Return, from the lines below, each one that includes the word "nstrips".

▶ Exercise data:
▬▬▬▬▬▬

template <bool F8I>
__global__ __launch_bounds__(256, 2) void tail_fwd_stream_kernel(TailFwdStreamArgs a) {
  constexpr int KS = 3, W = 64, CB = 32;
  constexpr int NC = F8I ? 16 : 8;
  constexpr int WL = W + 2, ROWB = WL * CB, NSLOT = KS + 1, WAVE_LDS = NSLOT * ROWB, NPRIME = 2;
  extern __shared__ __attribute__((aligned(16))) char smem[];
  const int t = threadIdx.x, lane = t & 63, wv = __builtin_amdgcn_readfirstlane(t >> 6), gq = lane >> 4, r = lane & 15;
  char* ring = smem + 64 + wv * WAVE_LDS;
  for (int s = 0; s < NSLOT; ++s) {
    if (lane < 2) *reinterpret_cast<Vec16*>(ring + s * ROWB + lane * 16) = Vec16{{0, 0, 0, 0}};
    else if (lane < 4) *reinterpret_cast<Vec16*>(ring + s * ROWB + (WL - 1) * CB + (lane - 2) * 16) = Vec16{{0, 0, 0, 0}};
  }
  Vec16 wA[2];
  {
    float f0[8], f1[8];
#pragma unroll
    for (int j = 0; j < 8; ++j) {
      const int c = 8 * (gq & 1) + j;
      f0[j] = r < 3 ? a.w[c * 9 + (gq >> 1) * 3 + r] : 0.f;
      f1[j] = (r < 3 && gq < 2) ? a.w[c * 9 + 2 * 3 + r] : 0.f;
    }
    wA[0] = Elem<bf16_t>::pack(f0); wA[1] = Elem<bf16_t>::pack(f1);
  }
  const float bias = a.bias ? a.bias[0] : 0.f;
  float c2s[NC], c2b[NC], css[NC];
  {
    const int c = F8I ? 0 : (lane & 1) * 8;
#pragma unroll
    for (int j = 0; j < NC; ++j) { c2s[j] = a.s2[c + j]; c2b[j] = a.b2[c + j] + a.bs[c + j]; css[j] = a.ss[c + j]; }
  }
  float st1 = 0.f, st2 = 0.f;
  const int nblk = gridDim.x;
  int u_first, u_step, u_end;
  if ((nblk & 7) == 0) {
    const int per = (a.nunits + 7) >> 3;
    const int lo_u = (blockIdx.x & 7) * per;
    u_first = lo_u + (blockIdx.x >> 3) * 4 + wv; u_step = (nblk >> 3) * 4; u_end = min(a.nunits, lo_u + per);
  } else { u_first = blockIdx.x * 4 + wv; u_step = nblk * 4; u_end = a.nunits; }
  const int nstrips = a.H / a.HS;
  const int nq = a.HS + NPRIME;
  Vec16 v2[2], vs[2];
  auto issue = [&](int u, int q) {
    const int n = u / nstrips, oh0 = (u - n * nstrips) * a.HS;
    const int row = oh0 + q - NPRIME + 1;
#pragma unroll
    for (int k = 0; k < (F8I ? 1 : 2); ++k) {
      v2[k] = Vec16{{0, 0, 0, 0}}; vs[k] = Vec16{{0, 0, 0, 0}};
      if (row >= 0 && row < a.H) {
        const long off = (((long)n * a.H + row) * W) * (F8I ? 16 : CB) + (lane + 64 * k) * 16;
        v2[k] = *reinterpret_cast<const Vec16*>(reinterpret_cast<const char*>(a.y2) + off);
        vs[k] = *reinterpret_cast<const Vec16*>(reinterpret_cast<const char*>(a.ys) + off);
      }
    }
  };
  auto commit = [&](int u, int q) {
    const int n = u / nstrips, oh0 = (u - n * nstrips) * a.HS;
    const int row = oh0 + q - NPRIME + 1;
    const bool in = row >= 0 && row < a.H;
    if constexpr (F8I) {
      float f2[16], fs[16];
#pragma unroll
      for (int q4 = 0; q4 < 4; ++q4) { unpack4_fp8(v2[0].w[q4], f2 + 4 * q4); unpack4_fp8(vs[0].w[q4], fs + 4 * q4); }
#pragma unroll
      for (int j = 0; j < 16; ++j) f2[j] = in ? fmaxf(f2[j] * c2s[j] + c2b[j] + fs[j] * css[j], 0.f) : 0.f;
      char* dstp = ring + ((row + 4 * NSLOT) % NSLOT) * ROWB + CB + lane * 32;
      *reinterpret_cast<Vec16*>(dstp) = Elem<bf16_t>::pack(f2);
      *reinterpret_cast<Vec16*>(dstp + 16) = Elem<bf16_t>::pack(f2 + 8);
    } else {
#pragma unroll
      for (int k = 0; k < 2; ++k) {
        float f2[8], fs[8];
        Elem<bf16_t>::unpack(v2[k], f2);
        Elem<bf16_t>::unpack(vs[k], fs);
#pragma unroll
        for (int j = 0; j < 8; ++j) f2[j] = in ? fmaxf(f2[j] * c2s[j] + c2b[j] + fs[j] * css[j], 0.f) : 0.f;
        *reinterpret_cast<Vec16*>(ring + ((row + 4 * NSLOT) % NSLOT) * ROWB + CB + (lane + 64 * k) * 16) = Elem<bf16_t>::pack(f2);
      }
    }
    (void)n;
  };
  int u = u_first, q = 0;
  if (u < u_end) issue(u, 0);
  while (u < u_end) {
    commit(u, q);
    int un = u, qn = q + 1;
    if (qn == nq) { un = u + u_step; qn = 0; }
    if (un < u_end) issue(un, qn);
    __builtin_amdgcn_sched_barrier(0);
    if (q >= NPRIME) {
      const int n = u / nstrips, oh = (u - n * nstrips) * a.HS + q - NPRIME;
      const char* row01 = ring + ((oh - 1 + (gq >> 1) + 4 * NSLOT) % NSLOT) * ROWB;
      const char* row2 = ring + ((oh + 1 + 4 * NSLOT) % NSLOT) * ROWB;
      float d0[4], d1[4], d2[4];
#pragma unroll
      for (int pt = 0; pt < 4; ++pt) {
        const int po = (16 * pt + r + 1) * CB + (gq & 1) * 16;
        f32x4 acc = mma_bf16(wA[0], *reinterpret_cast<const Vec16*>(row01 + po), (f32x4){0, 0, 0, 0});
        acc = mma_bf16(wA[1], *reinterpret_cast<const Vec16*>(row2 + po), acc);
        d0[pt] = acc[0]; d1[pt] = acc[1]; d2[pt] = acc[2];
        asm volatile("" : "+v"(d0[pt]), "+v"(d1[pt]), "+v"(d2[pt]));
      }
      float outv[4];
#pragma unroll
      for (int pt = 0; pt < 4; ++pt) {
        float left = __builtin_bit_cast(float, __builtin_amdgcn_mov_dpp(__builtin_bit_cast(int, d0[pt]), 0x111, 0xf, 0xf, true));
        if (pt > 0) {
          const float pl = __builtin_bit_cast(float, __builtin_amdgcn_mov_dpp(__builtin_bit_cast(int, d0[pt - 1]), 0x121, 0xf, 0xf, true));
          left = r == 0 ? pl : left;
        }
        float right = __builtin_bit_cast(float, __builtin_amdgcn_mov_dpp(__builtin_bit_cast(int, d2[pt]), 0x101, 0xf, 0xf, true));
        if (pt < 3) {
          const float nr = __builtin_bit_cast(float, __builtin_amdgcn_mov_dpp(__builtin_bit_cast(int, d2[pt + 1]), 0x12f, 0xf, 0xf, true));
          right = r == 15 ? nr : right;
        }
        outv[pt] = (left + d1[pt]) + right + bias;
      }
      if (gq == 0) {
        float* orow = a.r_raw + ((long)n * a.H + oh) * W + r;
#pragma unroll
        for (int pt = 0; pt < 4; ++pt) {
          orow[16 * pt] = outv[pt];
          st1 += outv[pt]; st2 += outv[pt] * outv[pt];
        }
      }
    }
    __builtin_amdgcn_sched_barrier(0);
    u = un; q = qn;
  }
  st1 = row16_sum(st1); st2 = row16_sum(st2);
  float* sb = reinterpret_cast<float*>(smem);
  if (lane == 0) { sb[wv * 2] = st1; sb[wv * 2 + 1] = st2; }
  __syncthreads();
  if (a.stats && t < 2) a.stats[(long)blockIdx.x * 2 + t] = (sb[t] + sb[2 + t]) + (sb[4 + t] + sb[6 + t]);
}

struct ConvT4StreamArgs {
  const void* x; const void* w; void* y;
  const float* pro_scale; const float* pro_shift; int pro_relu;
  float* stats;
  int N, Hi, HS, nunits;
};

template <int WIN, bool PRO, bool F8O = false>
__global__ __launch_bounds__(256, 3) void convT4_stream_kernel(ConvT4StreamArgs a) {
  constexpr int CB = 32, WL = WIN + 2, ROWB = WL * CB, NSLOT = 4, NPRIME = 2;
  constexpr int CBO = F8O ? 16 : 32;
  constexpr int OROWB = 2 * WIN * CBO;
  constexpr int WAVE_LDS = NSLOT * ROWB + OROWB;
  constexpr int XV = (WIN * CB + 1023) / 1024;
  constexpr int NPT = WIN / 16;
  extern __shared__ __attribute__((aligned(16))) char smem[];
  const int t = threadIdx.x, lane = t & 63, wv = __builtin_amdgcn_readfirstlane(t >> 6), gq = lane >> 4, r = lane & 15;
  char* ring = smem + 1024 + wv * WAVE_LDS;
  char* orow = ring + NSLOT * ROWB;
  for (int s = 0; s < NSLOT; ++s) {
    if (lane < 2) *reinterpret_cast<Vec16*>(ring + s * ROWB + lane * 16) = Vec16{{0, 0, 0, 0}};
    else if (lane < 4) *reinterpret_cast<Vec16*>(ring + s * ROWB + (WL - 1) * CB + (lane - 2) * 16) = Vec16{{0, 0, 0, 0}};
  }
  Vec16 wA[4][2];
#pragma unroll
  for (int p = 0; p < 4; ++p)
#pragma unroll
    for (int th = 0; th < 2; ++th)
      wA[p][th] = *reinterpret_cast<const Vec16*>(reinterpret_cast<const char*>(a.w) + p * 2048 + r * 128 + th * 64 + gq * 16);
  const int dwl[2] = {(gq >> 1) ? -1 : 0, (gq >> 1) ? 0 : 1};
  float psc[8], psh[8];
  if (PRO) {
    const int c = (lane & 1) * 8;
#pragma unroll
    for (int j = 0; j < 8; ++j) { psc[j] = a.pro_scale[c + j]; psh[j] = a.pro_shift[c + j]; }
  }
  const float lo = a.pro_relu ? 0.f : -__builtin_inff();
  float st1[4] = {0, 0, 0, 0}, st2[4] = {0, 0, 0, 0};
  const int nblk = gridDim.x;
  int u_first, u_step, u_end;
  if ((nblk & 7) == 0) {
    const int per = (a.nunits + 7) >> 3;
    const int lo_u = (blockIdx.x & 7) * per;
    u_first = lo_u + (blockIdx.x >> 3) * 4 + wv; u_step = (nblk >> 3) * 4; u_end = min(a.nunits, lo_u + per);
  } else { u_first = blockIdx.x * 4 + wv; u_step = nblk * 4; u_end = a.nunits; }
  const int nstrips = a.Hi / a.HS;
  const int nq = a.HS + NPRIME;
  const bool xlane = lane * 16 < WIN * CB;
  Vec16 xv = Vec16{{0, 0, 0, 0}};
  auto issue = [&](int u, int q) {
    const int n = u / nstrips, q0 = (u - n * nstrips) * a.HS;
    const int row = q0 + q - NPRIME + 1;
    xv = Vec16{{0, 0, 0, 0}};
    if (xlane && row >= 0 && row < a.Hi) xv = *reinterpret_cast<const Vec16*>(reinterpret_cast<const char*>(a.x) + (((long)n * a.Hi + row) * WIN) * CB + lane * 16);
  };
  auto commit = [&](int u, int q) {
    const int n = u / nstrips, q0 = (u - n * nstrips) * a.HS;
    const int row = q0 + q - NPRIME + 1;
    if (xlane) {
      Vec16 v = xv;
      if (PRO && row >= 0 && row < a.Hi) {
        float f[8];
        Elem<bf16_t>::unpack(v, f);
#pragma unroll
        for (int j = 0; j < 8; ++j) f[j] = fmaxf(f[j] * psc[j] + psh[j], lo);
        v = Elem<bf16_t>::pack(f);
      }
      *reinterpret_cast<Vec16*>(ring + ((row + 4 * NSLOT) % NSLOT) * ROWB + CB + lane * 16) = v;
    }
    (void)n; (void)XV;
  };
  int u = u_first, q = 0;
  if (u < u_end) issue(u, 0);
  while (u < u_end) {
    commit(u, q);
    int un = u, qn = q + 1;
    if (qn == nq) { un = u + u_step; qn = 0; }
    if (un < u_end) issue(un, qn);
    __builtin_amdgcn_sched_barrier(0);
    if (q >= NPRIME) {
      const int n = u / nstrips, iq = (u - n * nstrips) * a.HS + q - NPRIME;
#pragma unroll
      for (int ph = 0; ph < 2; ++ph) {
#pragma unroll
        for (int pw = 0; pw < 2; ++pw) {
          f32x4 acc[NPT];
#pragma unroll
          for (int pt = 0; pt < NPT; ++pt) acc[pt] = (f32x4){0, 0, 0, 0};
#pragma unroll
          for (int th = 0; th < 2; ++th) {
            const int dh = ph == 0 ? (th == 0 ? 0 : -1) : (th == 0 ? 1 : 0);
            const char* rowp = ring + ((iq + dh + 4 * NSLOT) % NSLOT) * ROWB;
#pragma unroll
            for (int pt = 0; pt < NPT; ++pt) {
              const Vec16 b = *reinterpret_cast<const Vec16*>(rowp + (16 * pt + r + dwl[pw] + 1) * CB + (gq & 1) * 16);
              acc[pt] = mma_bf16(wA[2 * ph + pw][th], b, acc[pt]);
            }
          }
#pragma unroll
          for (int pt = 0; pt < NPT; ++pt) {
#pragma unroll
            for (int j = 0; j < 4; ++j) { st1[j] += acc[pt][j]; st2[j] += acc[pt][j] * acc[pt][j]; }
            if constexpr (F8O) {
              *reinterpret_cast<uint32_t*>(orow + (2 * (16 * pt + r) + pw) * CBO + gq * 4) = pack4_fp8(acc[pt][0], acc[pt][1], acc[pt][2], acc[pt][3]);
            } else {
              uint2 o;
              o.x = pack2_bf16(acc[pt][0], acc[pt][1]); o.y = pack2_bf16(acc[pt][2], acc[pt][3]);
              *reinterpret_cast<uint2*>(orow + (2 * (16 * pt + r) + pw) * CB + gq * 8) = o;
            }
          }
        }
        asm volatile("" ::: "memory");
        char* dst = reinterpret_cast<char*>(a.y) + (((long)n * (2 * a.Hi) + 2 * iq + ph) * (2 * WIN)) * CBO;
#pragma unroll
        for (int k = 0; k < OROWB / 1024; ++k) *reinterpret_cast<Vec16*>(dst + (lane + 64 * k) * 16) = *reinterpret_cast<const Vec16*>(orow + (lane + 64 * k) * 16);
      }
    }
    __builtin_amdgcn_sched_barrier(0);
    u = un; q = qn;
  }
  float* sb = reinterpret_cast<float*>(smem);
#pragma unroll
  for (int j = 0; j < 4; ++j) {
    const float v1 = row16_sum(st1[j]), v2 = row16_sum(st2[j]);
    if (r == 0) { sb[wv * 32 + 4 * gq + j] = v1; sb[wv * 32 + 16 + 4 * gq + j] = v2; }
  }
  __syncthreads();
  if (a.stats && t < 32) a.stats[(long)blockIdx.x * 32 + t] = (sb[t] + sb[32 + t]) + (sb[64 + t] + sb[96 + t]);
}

▬▬▬▬▬▬

▶ Solution:
  const int nstrips = a.H / a.HS;
    const int n = u / nstrips, oh0 = (u - n * nstrips) * a.HS;
    const int n = u / nstrips, oh0 = (u - n * nstrips) * a.HS;
      const int n = u / nstrips, oh = (u - n * nstrips) * a.HS + q - NPRIME;
  const int nstrips = a.Hi / a.HS;
    const int n = u / nstrips, q0 = (u - n * nstrips) * a.HS;
    const int n = u / nstrips, q0 = (u - n * nstrips) * a.HS;
      const int n = u / nstrips, iq = (u - n * nstrips) * a.HS + q - NPRIME;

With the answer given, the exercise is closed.